No Poder Judiciário, com sessões de julgamentos diários no Supremo Tribunal Federal  e no Tribunal Superior Eleitoral, as atenções se voltaram para as defesas e o inicio do voto do relator, ministro Joaquim Barbosa, em relação à Ação Penal 470, conhecida como mensalão.

A julgar pelo inicio da leitura do voto do relator, a tendência é de pedido de grandes penas. Joaquim Barbosa defendeu a condenação de João Paulo, deputado e candidato a prefeito de Osasco (PT), pelos crimes de corrupção passiva, peculato e lavagem de dinheiro e para Marcos Valério, o principal operador do mensalão, o enquadramento nos crimes de corrupção ativa e peculato. Não tratou ainda do tamanho e da soma das penas.

No Poder Executivo, a presidente Dilma anunciou o que a Revista Veja chamou de choque de capitalismo, com a divulgação da concessão para o setor privado de estradas e linhas férreas, prometendo para os próximos dias o anúncio de concessões de portos, aeroportos e energia elétrica.

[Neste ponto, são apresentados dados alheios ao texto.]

template <bool KEEP>
__global__ void __launch_bounds__(256)
composite_fwd_kernel(ViewDev v, const uint32_t *__restrict__ header, const uint2 *__restrict__ ranges,
                     const uint32_t *__restrict__ point_list, const float4 *__restrict__ geom,
                     const uint32_t *__restrict__ tile_order, const float4 *__restrict__ cullbox,
                     float *__restrict__ final_T, uint32_t *__restrict__ n_contrib,
                     const uint32_t *__restrict__ seg_base, const uint32_t *__restrict__ seg_cnt,
                     float *__restrict__ ckpt, uint2 *__restrict__ pair_mask, uint32_t *__restrict__ tile_maxc,
                     uint32_t *__restrict__ seg_cost,
                     float *__restrict__ out_color, float *__restrict__ out_allmap, const ViewBatch vb) {
    {
        const long long sst = vb.state_stride, HWb = (long long)v.H * v.W * 4;
        header = l2d_view_ptr(header, sst); ranges = l2d_view_ptr(ranges, sst); point_list = l2d_view_ptr(point_list, sst);
        geom = l2d_view_ptr(geom, sst); tile_order = l2d_view_ptr(tile_order, sst); cullbox = l2d_view_ptr(cullbox, sst);
        final_T = l2d_view_ptr(final_T, sst); n_contrib = l2d_view_ptr(n_contrib, sst); seg_base = l2d_view_ptr(seg_base, sst);
        seg_cnt = l2d_view_ptr(seg_cnt, sst); ckpt = l2d_view_ptr(ckpt, sst); pair_mask = l2d_view_ptr(pair_mask, sst);
        tile_maxc = l2d_view_ptr(tile_maxc, sst); seg_cost = l2d_view_ptr(seg_cost, sst);
        out_color = l2d_view_ptr(out_color, 3 * HWb); out_allmap = l2d_view_ptr(out_allmap, 7 * HWb);
        v.bg = vb.bg[blockIdx.z];
    }
    constexpr int CHUNK = FWD_CHUNK;
    static_assert(L2D_SEG % FWD_CHUNK == 0, "segment boundaries must fall on round boundaries");
    __shared__ float4 rec[REC4 * CHUNK];
    __shared__ unsigned long long qmask[4][16][CHUNK / 64];
    uint32_t &s_cost = *(uint32_t *)&rec[5 * CHUNK + 0].w;
    uint32_t &s_tmax = *(uint32_t *)&rec[5 * CHUNK + 1].w;
    uint32_t &s_ndone = *(uint32_t *)&rec[5 * CHUNK + 2].w;
    const int tile = (v.dbg & 8u) ? (int)blockIdx.x : (int)tile_order[blockIdx.x];
    const int tx = tile % v.gx, ty = tile / v.gx;
    const int wave = threadIdx.x >> 6, lane = threadIdx.x & 63;
    const int grp = lane >> 2;
    const int lxi = (wave & 1) * 8 + (grp & 3) * 2 + (lane & 1);
    const int lyi = (wave >> 1) * 8 + (grp >> 2) * 2 + ((lane >> 1) & 1);
    const int pxi = tx * TILE + lxi, pyi = ty * TILE + lyi;
    const bool inside = pxi < v.W && pyi < v.H;
    const size_t HW = (size_t)v.H * v.W;
    const size_t pix = (size_t)pyi * v.W + pxi;
    const float lx = (float)lxi, ly = (float)lyi;
    const float X0 = (float)(tx * TILE), Y0 = (float)(ty * TILE);

    if (header[1]) {
        if (inside) {
            const float qnan = __uint_as_float(0x7fc00000u);
            for (int ch = 0; ch < 3; ch++) out_color[ch * HW + pix] = qnan;
            for (int ch = 0; ch < 7; ch++) out_allmap[ch * HW + pix] = qnan;
            if (KEEP) {
                for (int ch = 0; ch < L2D_CKPT_F; ch++) final_T[pix + ch * HW] = qnan;
                n_contrib[pix] = 0; n_contrib[pix + HW] = 0;
            }
        }
        return;
    }

    const uint2 range = ranges[tile];
    const int total = (int)(range.y - range.x);
    const int lo = 0, hi = total;
    FwdPixel px;
    px.done = !inside;
    uint32_t *dbg_hdr = const_cast<uint32_t *>(header);
    const long long dbg_t0 = (v.dbg & 32u) ? (long long)__builtin_readcyclecounter() : 0ll;
    int dbg_rounds = 0;

    const int tid = threadIdx.x;
    const uint32_t cost_nb = KEEP ? seg_cnt[tile] : 0u;
    uint32_t *const cost_full = KEEP ? seg_cost + seg_base[tile] : nullptr,
             *const cost_last = KEEP ? seg_cost + (v.cap / L2D_SEG + 1u) + tile : nullptr;
    if (KEEP)
        for (uint32_t q = tid; q <= cost_nb; q += 256) *(q < cost_nb ? cost_full + q : cost_last) = 0u;
    int cost_round = -1;
    constexpr int SPT = CHUNK / 256;
    uint32_t id1[SPT], id2[SPT];
    float4 cb1[SPT];
#pragma unroll
    for (int q = 0; q < SPT; q++) {
        const int o = lo + q * 256 + tid;
        id1[q] = o < hi ? point_list[range.x + o] : 0u;
        id2[q] = CHUNK + o < hi ? point_list[range.x + CHUNK + o] : 0u;
    }
#pragma unroll
    for (int q = 0; q < SPT; q++) cb1[q] = lo + q * 256 + tid < hi ? cullbox[id1[q]] : make_float4(0.f, 0.f, 0.f, 0.f);
    if (threadIdx.x < 3) *(uint32_t *)&rec[5 * CHUNK + threadIdx.x].w = 0u;
    __syncthreads();
    for (int base = lo; base < hi; base += CHUNK) {
        {
            const bool wave_done = __ballot(px.done) == ~0ull;
            if (wave_done && lane == 0) atomicAdd(&s_ndone, 1u);
            __syncthreads();
            if (s_ndone == 4u) break;
        }
        if (KEEP && tid == 0) {
            if (cost_round >= 0) { if ((uint32_t)cost_round < cost_nb) cost_full[cost_round] = s_cost; else *cost_last += s_cost; }
            s_cost = 0u;
        }
        cost_round = (base - lo) / CHUNK;
        dbg_rounds++;
        if (KEEP && base && base % L2D_SEG == 0 && !px.done) {
            float *ck = ckpt + ((size_t)seg_base[tile] + (size_t)(base / L2D_SEG - 1)) * (L2D_CKPT_F * 256) + tid;
            ck[0 * 256] = px.T; ck[1 * 256] = px.M1; ck[2 * 256] = px.M2;
            ck[3 * 256] = px.C0; ck[4 * 256] = px.C1; ck[5 * 256] = px.C2;
            ck[6 * 256] = px.Dd; ck[7 * 256] = px.N0; ck[8 * 256] = px.N1; ck[9 * 256] = px.N2;
        }
#pragma unroll
        for (int q = 0; q < SPT; q++) {
            const int o = q * 256 + tid;
            const uint32_t id0 = id1[q];
            const float4 cb0 = cb1[q];
            id1[q] = id2[q];
            id2[q] = base + 2 * CHUNK + o < hi ? point_list[range.x + base + 2 * CHUNK + o] : 0u;
            cb1[q] = base + CHUNK + o < hi ? cullbox[id1[q]] : make_float4(0.f, 0.f, 0.f, 0.f);
            stage_entry<CHUNK>(geom, id0, cb0, base + o < hi, X0, Y0, rec, nullptr, o,
                               KEEP && base + o < hi ? pair_mask + range.x + base + o : nullptr);
        }
        __syncthreads();
        if (__ballot(!px.done) == 0ull) continue;
        const int nw = (min(CHUNK, hi - base) + 63) >> 6;
        unsigned long long *qm = &qmask[wave][grp][0];
#pragma unroll 1
        for (int w = 0; w < nw; w++) {
            const float4 *mrec = rec + ((wave >> 1) ? 5 : 3) * CHUNK + w * 64 + lane;
            const uint32_t bm = __float_as_uint((wave >> 1) ? mrec->z : mrec->w);
            unsigned long long m = 0ull;
            if (__ballot((bm & (0x0f0f0f0fu << ((wave & 1) * 4))) != 0u) != 0ull) m = quad_masks(bm, (wave & 1) * 4, grp);
            if ((lane & 3) == 0) qm[w] = m;
        }
        int w = 0;
        unsigned long long mm = qm[0];
        if (((__ballot(px.done) >> (lane & ~3)) & 0xfull) == 0xfull) { mm = 0ull; w = nw; }
        auto next = [&](bool &has, int &j) {
            while (mm == 0ull && w + 1 < nw) { w++; mm = qm[w]; }
            has = mm != 0ull;
            j = has ? 64 * w + __builtin_ctzll(mm) : 0;
            mm &= mm - 1ull;
        };
        bool hA0, hA1, hB0 = false, hB1 = false;
        int jA0, jA1, jB0 = 0, jB1 = 0;
        next(hA0, jA0);
        next(hA1, jA1);
        EntryRec rA0 = load_entry<CHUNK>(rec, jA0), rA1 = load_entry<CHUNK>(rec, jA1), rB0, rB1;
        auto trip = [&](const EntryRec &c0, const EntryRec &c1, const int j0, const int j1, const bool has0, const bool has1,
                        EntryRec &x0, EntryRec &x1, int &k0, int &k1, bool &n0, bool &n1) {
            next(n0, k0);
            next(n1, k1);
            x0 = load_entry<CHUNK>(rec, k0);
            x1 = load_entry<CHUNK>(rec, k1);
            Hit h0, h1;
            float Tw0[3], Tw1[3], opa0, opa1;
            const bool e0 = eval_rec(c0, lx, ly, h0, Tw0, opa0) && has0;
            const bool e1 = eval_rec(c1, lx, ly, h1, Tw1, opa1) && has1;
            if (v.dbg & 4u) {
                atomicAdd(&dbg_hdr[4], ((lane & 3) == 0) ? (unsigned)has0 + (unsigned)has1 : 0u);
                atomicAdd(&dbg_hdr[5], (unsigned)e0 + (unsigned)e1);
                if (lane == 0) atomicAdd(&dbg_hdr[6], 1u);
            }
            px.blend<CHUNK>(rec, j0, base, e0, h0);
            px.blend<CHUNK>(rec, j1, base, e1, h1);
            if (((__ballot(px.done) >> (lane & ~3)) & 0xfull) == 0xfull) { mm = 0ull; w = nw; n0 = false; n1 = false; }
        };
        uint32_t ntrips = 0;
        while (true) {
            if (__ballot(hA0) == 0ull) break;
            trip(rA0, rA1, jA0, jA1, hA0, hA1, rB0, rB1, jB0, jB1, hB0, hB1);
            ntrips++;
            if (__ballot(hB0) == 0ull) break;
            trip(rB0, rB1, jB0, jB1, hB0, hB1, rA0, rA1, jA0, jA1, hA0, hA1);
            ntrips++;
        }
        if (KEEP && lane == 0 && ntrips) atomicAdd(&s_cost, ntrips);
    }
    const float T = px.T;
    if (KEEP) {
        if (threadIdx.x == 0) s_tmax = 0u;
        __syncthreads();
        uint32_t m = px.last_contributor;
#pragma unroll
        for (int d = 1; d < 64; d <<= 1) m = max(m, (uint32_t)__shfl_xor((int)m, d, 64));
        if (lane == 0) atomicMax(&s_tmax, m);
        __syncthreads();
        if (threadIdx.x == 0) {
            tile_maxc[tile] = s_tmax;
            if (cost_round >= 0) { if ((uint32_t)cost_round < cost_nb) cost_full[cost_round] = s_cost; else *cost_last += s_cost; }
        }
    }
// ... 49 lines not shown
#pragma unroll
    for (int c = 0; c < 3; c++) {
        float d = dp[c];
        asm volatile("" : "+v"(d));
        const float t = d + dpp_move<0xB1, 0xf>(d);
        const float tq = q[c] + dpp_move<0xB1, 0xf>(q[c]);
        const float mine = k.a1 * t + (k.a2 * d + k.a3 * tq);
        const float send = k.b1 * t + (k.b2 * d + k.b3 * tq);
        r[c] = mine + dpp_move<0x4E, 0xf>(send);
    }
    float v1[5];
#pragma unroll
    for (int i = 0; i < 5; i++) {
        const float mine = b0 ? h[2 * i + 1] : h[2 * i];
        const float send = b0 ? h[2 * i] : h[2 * i + 1];
        v1[i] = mine + dpp_move<0xB1, 0xf>(send);
    }
#pragma unroll
    for (int i = 0; i < 2; i++) {
        const float mine = b1 ? v1[2 * i + 1] : v1[2 * i];
        const float send = b1 ? v1[2 * i] : v1[2 * i + 1];
        r[3 + i] = mine + dpp_move<0x4E, 0xf>(send);
    }
    r[5] = v1[4] + dpp_move<0x4E, 0xf>(v1[4]);
}
__device__ __forceinline__ void quad_reduce_scatter16(const float dp[3], const float q[3], const float h[4], const QuadCoef &k,
                                                      float r[4], const int lane) {
    const bool b0 = lane & 1, b1 = lane & 2;
#pragma unroll
    for (int c = 0; c < 3; c++) {
        float d = dp[c], qq = q[c];
        asm volatile("" : "+v"(d));
        asm volatile("" : "+v"(qq));
        const float t = d + dpp_move<0xB1, 0xf>(d);
        const float tq = qq + dpp_move<0xB1, 0xf>(qq);
        const float mine = k.a1 * t + (k.a2 * d + k.a3 * tq);
        const float send = k.b1 * t + (k.b2 * d + k.b3 * tq);
        r[c] = mine + dpp_move<0x4E, 0xf>(send);
    }
    float v1[2];
#pragma unroll
    for (int i = 0; i < 2; i++) {
        const float mine = b0 ? h[2 * i + 1] : h[2 * i];
        const float send = b0 ? h[2 * i] : h[2 * i + 1];
        v1[i] = mine + dpp_move<0xB1, 0xf>(send);
    }
    const float mine = b1 ? v1[1] : v1[0];
    const float send = b1 ? v1[0] : v1[1];
    r[3] = mine + dpp_move<0x4E, 0xf>(send);
}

Entre um esforço concentrado e outro, que terá inicio na semana de 20 a 24, o Congresso ficou praticamente paralisado, com funcionamento apenas da CPMI do Cachoeiro, que continuou analisando documentos e ouvindo depoimentos. O julgamento do mensalão, na prática, retirou o foco da CPMI, que vinha dominando o noticiário.

Ao longo do mês de agosto e setembro as “privatizações” do governo Dilma e o julgamento do mensalão, além da eleição municipal, serão o centro das atenções no noticiário política. A CPMI perde espaço nessa disputa por manchetes.